Trigger for data validation in PostgreSQL - Time & Space Complexity
When using triggers for data validation in PostgreSQL, it's important to understand how the time to run the trigger changes as the amount of data grows.
We want to know how the trigger's work scales when many rows are inserted or updated.
Analyze the time complexity of the following trigger function and trigger.
CREATE FUNCTION validate_age() RETURNS trigger AS $$
BEGIN
IF NEW.age < 0 OR NEW.age > 120 THEN
RAISE EXCEPTION 'Invalid age: %', NEW.age;
END IF;
RETURN NEW;
END;
$$ LANGUAGE plpgsql;
CREATE TRIGGER check_age
BEFORE INSERT OR UPDATE ON persons
FOR EACH ROW EXECUTE FUNCTION validate_age();
This trigger checks that the age column is between 0 and 120 for every inserted or updated row.
Identify the loops, recursion, array traversals that repeat.
- Primary operation: The trigger function runs once for each row inserted or updated.
- How many times: It runs exactly as many times as there are rows affected by the operation.
Each row causes the trigger to run once, so the total work grows directly with the number of rows.
| Input Size (n) | Approx. Operations |
|---|---|
| 10 | 10 trigger executions |
| 100 | 100 trigger executions |
| 1000 | 1000 trigger executions |
Pattern observation: The work increases in a straight line as more rows are processed.
Time Complexity: O(n)
This means the time to validate grows directly with the number of rows inserted or updated.

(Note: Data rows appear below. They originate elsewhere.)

template <int BLOCK, bool SYMFORM>
__global__ __launch_bounds__(BLOCK, BLOCK == 128 ? 5 : (BLOCK == 64 ? 2 : 7)) void tfe_search_kernel(
    TfeJob one, const TfeJob* __restrict__ jobs, int njobs, int64_t total, int bw, int sym, int strict, int unsign,
    int splits, uint64_t* __restrict__ part, unsigned* __restrict__ tickets)
{
    constexpr int kW = BLOCK / 64;
    __shared__ double pdf_c[tfe::kBins];
    __shared__ double cd_c[tfe::kBins];
    __shared__ float cf_c[tfe::kBins];
    __shared__ float cf[tfe::kBins];
    __shared__ short pos[tfe::kBins];
    __shared__ float fseq[tfe::kSymF + 8];
    __shared__ int first, last, nnz;
    __shared__ Best wbest[kW];
    if (threadIdx.x == 0)
    {
        if (sym)
            tfe::fseq_sym(fseq);
        else
            tfe::fseq_asym(fseq);
    }
    const int lane = threadIdx.x & 63;
    for (int64_t gs = blockIdx.x; gs < total * splits; gs += gridDim.x)
    {
        const int64_t g = gs / splits;
        const int sp    = (int) (gs - g * splits);
        TfeJob j = one;
        if (jobs)
        {
            int lo = 0, hi = njobs - 1;
            while (lo < hi)
            {
                int mid = (lo + hi + 1) >> 1;
                if (jobs[mid].start <= g)
                    lo = mid;
                else
                    hi = mid - 1;
            }
            j = jobs[lo];
        }
        const int64_t c = g - j.start;
        if (!j.pdf_init[c])
        {
            if (threadIdx.x == 0 && sp == 0)
            {
                int isteps = (int) (float) (ldexp(1.0, bw) - 1);
                aimet_tf_encoding e;
                e.delta    = (1.0 - (-1.0)) / isteps;
                e.offset   = floor(-1.0 / e.delta);
                e.min      = e.offset * e.delta;
                e.max      = e.min + isteps * e.delta;
                e.bw       = bw;
                j.out[c]   = e;
            }
            continue;
        }
        tfe::Hist h {j.hist_min[c], j.bucket_size[c], nullptr};
        const float start = tfe::bins_start(h);
        const double step = tfe::bins_step(h);
        for (int i = threadIdx.x; i < tfe::kBins; i += BLOCK)
            pdf_c[i] = j.pdf[c * tfe::kBins + i];
        __syncthreads();
        if (threadIdx.x < 64)
        {
            const bool skip = tfe::bins_skip_empty(h);
            const unsigned long long below = (1ull << lane) - 1;
            int base = 0, fst = -1, lst = -1;
            for (int i0 = 0; i0 < tfe::kBins; i0 += 64)
            {
                const int i          = i0 + lane;
                const double pi      = pdf_c[i];
                const double m_c     = tfe::bin_centre(start, step, i);
                const bool occupied  = pi > 0;
                const bool visit     = occupied || !skip;
                unsigned long long m = __ballot(visit);
                unsigned long long o = __ballot(occupied);
                const int k          = base + __popcll(m & below);
                cf[i]                = (float) m_c;
                pos[i]               = (short) k;
                if (visit)
                {
                    pdf_c[k] = pi;
                    cd_c[k]  = m_c;
                    cf_c[k]  = (float) m_c;
                }
                base += __popcll(m);
                if (o)
                {
                    if (fst < 0)
                        fst = i0 + __ffsll((long long) o) - 1;
                    lst = i0 + 63 - __clzll(o);
                }
            }
            if (lane == 0)
            {
                nnz   = base;
                first = fst;
                last  = lst > 0 ? lst : -1;
            }
        }
        __syncthreads();
        float lo, hi;
        tfe::observed_range(h, first, last, lo, hi);
        tfe::Setup st = tfe::setup(lo, hi, bw, sym != 0, strict != 0, unsign != 0);
        const tfe::Bins B {start, step, cf, pdf_c, cd_c, cf_c, pos, nnz};

        Best b {0.0, -1, -1.0f, -1};
        for (int t = threadIdx.x + sp * BLOCK; t < st.ncand; t += BLOCK * splits)
        {
            float dl;
            int o;
            if (!tfe::candidate(st, fseq, t, dl, o))
                continue;
            double cst = tfe::cost<SYMFORM>(B, bw, dl, o);
            if (!(cst < DBL_MAX))
                continue;
            Best me {cst, t, dl, o};
            if (better(me, b))
                b = me;
        }
        for (int k = 32; k > 0; k >>= 1)
        {
            Best o;
            o.cost   = __shfl_xor(b.cost, k, 64);
            o.idx    = __shfl_xor(b.idx, k, 64);
            o.delta  = __shfl_xor(b.delta, k, 64);
            o.offset = __shfl_xor(b.offset, k, 64);
            if (better(o, b))
                b = o;
        }
        if (lane == 0)
            wbest[threadIdx.x >> 6] = b;
        __syncthreads();
        if (threadIdx.x == 0)
            for (int w = 1; w < kW; ++w)
                if (better(wbest[w], b))
                    b = wbest[w];
        bool finish = splits == 1;
        if (!finish)
        {
            __shared__ int lastw;
            if (threadIdx.x == 0)
            {
                uint64_t* my = part + 2 * gs;
                publish_u64(my, (uint64_t) __double_as_longlong(b.cost));
                publish_u64(my + 1, (uint64_t) (uint32_t) b.idx);
                lastw = arrive_is_last(tickets + g, (unsigned) splits);
            }
            __syncthreads();
            if (lastw)
            {
                __builtin_amdgcn_fence(__ATOMIC_ACQUIRE, "wavefront");
                double qc = 0.0;
                int qi    = -1;
                if (threadIdx.x < (unsigned) splits)
                {
                    const uint64_t* pq = part + 2 * (g * splits + threadIdx.x);
                    qc                 = __longlong_as_double((long long) consume_u64(pq));
                    qi                 = (int) (uint32_t) consume_u64(pq + 1);
                }
                Best m {0.0, -1, -1.0f, -1};
                for (int q = 0; q < splits; ++q)
                {
                    Best o {__shfl(qc, q, 64), __shfl(qi, q, 64), -1.0f, -1};
                    if (better(o, m))
                        m = o;
                }
                if (threadIdx.x == 0)
                {
                    finish = true;
                    b      = m;
                    if (b.idx >= 0)
                        tfe::candidate(st, fseq, b.idx, b.delta, b.offset);
                    ticket_reset(tickets + g);
                }
            }
        }
        if (threadIdx.x == 0 && finish)
        {
            float bd = b.idx >= 0 ? b.delta : -1.0f;
            int bo   = b.idx >= 0 ? b.offset : -1;
            tfe::Result r = tfe::finish(st, bd, bo);
            j.out[c]      = aimet_tf_encoding {r.min, r.max, r.delta, r.offset, bw};
        }
        __syncthreads();
    }
}
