# 0xEigenLabs/eigen-zkvm

Hardware: AMD Instinct MI355X
Metric: Goldilocks NTT GElems/s + BN254 G1 MSM Mpts/s; starky prove ms at 2^24 rows (higher is better)
Workload: dtype u64 (Goldilocks, canonical)

## Files before the change

eigen-zkvm_amd/csrc/ntt.hip:

```cpp
#include "zk_internal.h"
#include "ntt_reg.hip.h"
#include <map>
#include <mutex>
#include <type_traits>
#include <vector>

namespace zk {

namespace {

constexpr int NTT_TILE = 4096;
constexpr int TW_LO_BITS = 12;
constexpr int TW_LO = 1 << TW_LO_BITS;

struct PassParams {
    const u64* in;
    u64* out;
    const u64* w256;
    const u64* tw_lo;
    const u64* tw_hi;
    const u64* tw_mid;
    u64 pre_scale;
    u32 dshift;
    const u64* sc_lo;
    const u64* sc_hi;
    u64 sc_step;
    u64 out_scale;
    u64 inner;
    u64 valid_in;
    u64 s_np;
    u32 np;
    u32 log_s;
    u32 has_tw;
};

__device__ __forceinline__ u64 tab2(const u64* __restrict__ lo, const u64* __restrict__ hi, u64 e) {
    return gl::mul_tw_nc(hi[e >> TW_LO_BITS], lo[e & (TW_LO - 1)]);
}

template <int LOGA, int LOGB, bool KMODE, bool INV>
__global__ __launch_bounds__(NTT_TILE / 16) void ntt_pass_kernel(const PassParams P) {
    constexpr int LOGR = LOGA + LOGB, R = 1 << LOGR, RA = 1 << LOGA, RB = 1 << LOGB;
    constexpr int C = NTT_TILE / R;
    constexpr int GA = 16 / RA, GB = 16 / RB;
    constexpr int TG = R / 16;
    constexpr int PAD = KMODE ? 512 / R : 0;
    constexpr int ROW = RB * C + PAD;
    static_assert(LOGR >= 4 && LOGR <= 8 && LOGA <= 4 && LOGB <= 4, "tile shape");
    __shared__ u64 lds[RA * ROW];

    const int t = threadIdx.x;
    const u64 u0 = (u64)blockIdx.x * C;

    {
        const int c = t % C, ta = t / C;
        const u64 u = u0 + c;
        const bool live = u < P.inner;
        u64 x[GA][RA];
        const bool full = u0 + C <= P.inner && (u64)(R - 1) * P.inner + u0 + C <= P.valid_in;
        const u64* __restrict__ base = P.in + (u64)(ta * GA) * P.inner + (live ? u : 0);
        if (full) {
#pragma unroll
            for (int g = 0; g < GA; ++g)
#pragma unroll
                for (int ja = 0; ja < RA; ++ja) x[g][ja] = __builtin_nontemporal_load(&base[(u64)(ja * RB + g) * P.inner]);
        } else {
#pragma unroll
            for (int g = 0; g < GA; ++g)
#pragma unroll
                for (int ja = 0; ja < RA; ++ja) {
                    const u64 off = (u64)(ja * RB + g) * P.inner;
                    const bool ok = live && (u64)(ta * GA) * P.inner + off + u < P.valid_in;
                    const u64 v = __builtin_nontemporal_load(ok ? base + off : P.in);
                    x[g][ja] = ok ? v : 0;
                }
        }
#pragma unroll
        for (int g = 0; g < GA; ++g) ntt_reg<LOGA, INV>(x[g]);
        if (LOGR <= 6 && C >= 64 && LOGB > 0 && P.pre_scale == 1) {
            static_for<0, TG>([&](auto TA) {
                constexpr int ta_c = decltype(TA)::value;
                if (ta == ta_c) {
                    static_for<0, GA>([&](auto GI) {
                        constexpr int g = decltype(GI)::value, jb = ta_c * GA + g;
                        static_for<0, RA>([&](auto KA) {
                            constexpr int ka = decltype(KA)::value;
                            constexpr int e0 = (39 * (64 / (R > 64 ? 64 : R)) * jb * ka) % 192, e = INV ? (192 - e0) % 192 : e0;
                            u64 v = x[g][bitrev_c(ka, LOGA)];
                            if constexpr (e >= 96) v = gl::neg(gl::mul_pow2<e - 96>(v));
                            else v = gl::mul_pow2<e>(v);
                            lds[ka * ROW + jb * C + c] = v;
                        });
                    });
                }
            });
        } else
        {
#pragma unroll
            for (int g = 0; g < GA; ++g) {
                const int jb = ta * GA + g;
#pragma unroll
                for (int ka = 0; ka < RA; ++ka) {
                    u64 v = x[g][bitrev_c(ka, LOGA)];
                    if (LOGB > 0 && ka > 0) v = gl::mul_tw(v, P.w256[(jb * ka) << (8 - LOGR)]);
                    else if (P.pre_scale != 1) v = gl::mul_tw(v, P.pre_scale);
                    lds[ka * ROW + jb * C + c] = v;
                }
            }
        }
    }
    __syncthreads();
    {
        int c, tb;
        if (KMODE) { tb = t % TG; c = t / TG; } else { c = t % C; tb = t / C; }
        const u64 u = u0 + c;
        u64 y[GB][RB];
#pragma unroll
        for (int g = 0; g < GB; ++g) {
            const int ka = tb + g * TG;
#pragma unroll
            for (int jb = 0; jb < RB; ++jb) y[g][jb] = lds[ka * ROW + jb * C + c];
        }
        const u64 uc = u < P.inner ? u : 0;
        u64 p, rem;
        if (P.np == 1) { p = uc >> P.log_s; rem = uc & (((u64)1 << P.log_s) - 1); }
        else if ((P.inner >> 32) == 0) { const u32 p32 = (u32)uc / (u32)P.s_np; p = p32; rem = (u32)uc - p32 * (u32)P.s_np; }
        else
        { p = uc / P.s_np; rem = uc - p * P.s_np; }
        u64 tw[GB][RB];
        if (P.tw_mid) {
            const u32 sh = P.log_s - P.dshift, istep = (((u32)p * RA) << sh) * 8;
#pragma unroll
            for (int g = 0; g < GB; ++g) {
                const u32 ka = tb + g * TG, i0 = (((u32)p * ka) << sh) * 8;
#pragma unroll
                for (int kb = 0; kb < RB; ++kb) tw[g][kb] = *(const u64*)((const char*)P.tw_mid + (u32)(i0 + kb * istep));
            }
        }
#pragma unroll
        for (int g = 0; g < GB; ++g) ntt_reg<LOGB, INV>(y[g]);
        if (u >= P.inner) return;

        auto finish = [&](auto small_c) {
            constexpr bool SMALL = decltype(small_c)::value;
            u64* __restrict__ outp = P.out + p * R * P.s_np + rem;
            const u64 kstride = P.s_np;
            const u32 b0 = ((u32)p * R * (u32)P.s_np + (u32)rem) * 8, bstep = RA * (u32)P.s_np * 8;
            auto put = [&](u32 ka, int kb, u64 v) {
                if constexpr (SMALL) *(u64*)((char*)P.out + (u32)(b0 + ka * (u32)P.s_np * 8 + kb * bstep)) = v;
                else outp[(u64)(RA * kb + ka) * kstride] = v;
            };
            const u64 row_q = !P.sc_lo ? 0 : P.np == 1 ? rem : (P.inner >> 32) == 0 ? (u64)((u32)rem / P.np) : rem / P.np;
            if (P.tw_mid) {
#pragma unroll
                for (int g = 0; g < GB; ++g) {
                    const int ka = tb + g * TG;
#pragma unroll
                    for (int kb = 0; kb < RB; ++kb) {
                        u64 v = y[g][bitrev_c(kb, LOGB)];
                        v = gl::mul_tw(v, tw[g][kb]);
                        put(ka, kb, v);
                    }
                }
                return;
            }
            u64 tw_step = 1;
            if (P.has_tw) tw_step = tab2(P.tw_lo, P.tw_hi, (p * RA) << P.log_s);
#pragma unroll
            for (int g = 0; g < GB; ++g) {
                const int ka = tb + g * TG;
                u64 f = P.out_scale;
                if (P.has_tw) f = tab2(P.tw_lo, P.tw_hi, (p * ka) << P.log_s);
                if (P.sc_lo) f = tab2(P.sc_lo, P.sc_hi, ((u64)ka << P.log_s) + row_q);
                const bool scaled = P.has_tw || P.sc_lo || P.out_scale != 1;
                const u64 fstep = P.sc_lo ? P.sc_step : tw_step;
#pragma unroll
                for (int kb = 0; kb < RB; ++kb) {
                    u64 v = y[g][bitrev_c(kb, LOGB)];
                    if (scaled) {
                        v = gl::mul_tw(v, f);
                        if (kb + 1 < RB) f = gl::mul_tw_nc(f, fstep);
                    }
                    put(ka, kb, v);
                }
            }
        };
        if (((P.inner * R) >> 29) == 0) finish(std::true_type{});
        else finish(std::false_type{});
    }
}

__global__ void ntt_small_kernel(const u64* in, u64* out, u32 np, u32 n_in, u32 n, u64 w, u64 g, u64 cst) {
    const u32 tid = blockIdx.x * blockDim.x + threadIdx.x;
    if (tid >= n * np) return;
    const u32 k = tid / np, c = tid % np;
    const u64 wk = gl::pow(w, k);
    u64 acc = 0, cur = 1;
    for (u32 i = 0; i < n_in; ++i) { acc = gl::add(acc, gl::mul(in[(u64)i * np + c], cur)); cur = gl::mul(cur, wk); }
    out[(u64)k * np + c] = gl::mul(acc, gl::mul(cst, gl::pow(g, k)));
}
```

[X] Wrong: "The trigger runs only once no matter how many rows are changed."
[OK] Correct: In PostgreSQL, row-level triggers run once per row, so the work adds up with each row.
Understanding how triggers scale helps you design efficient database validations and shows you can think about performance in real projects.
"What if we changed the trigger to a statement-level trigger? How would the time complexity change?"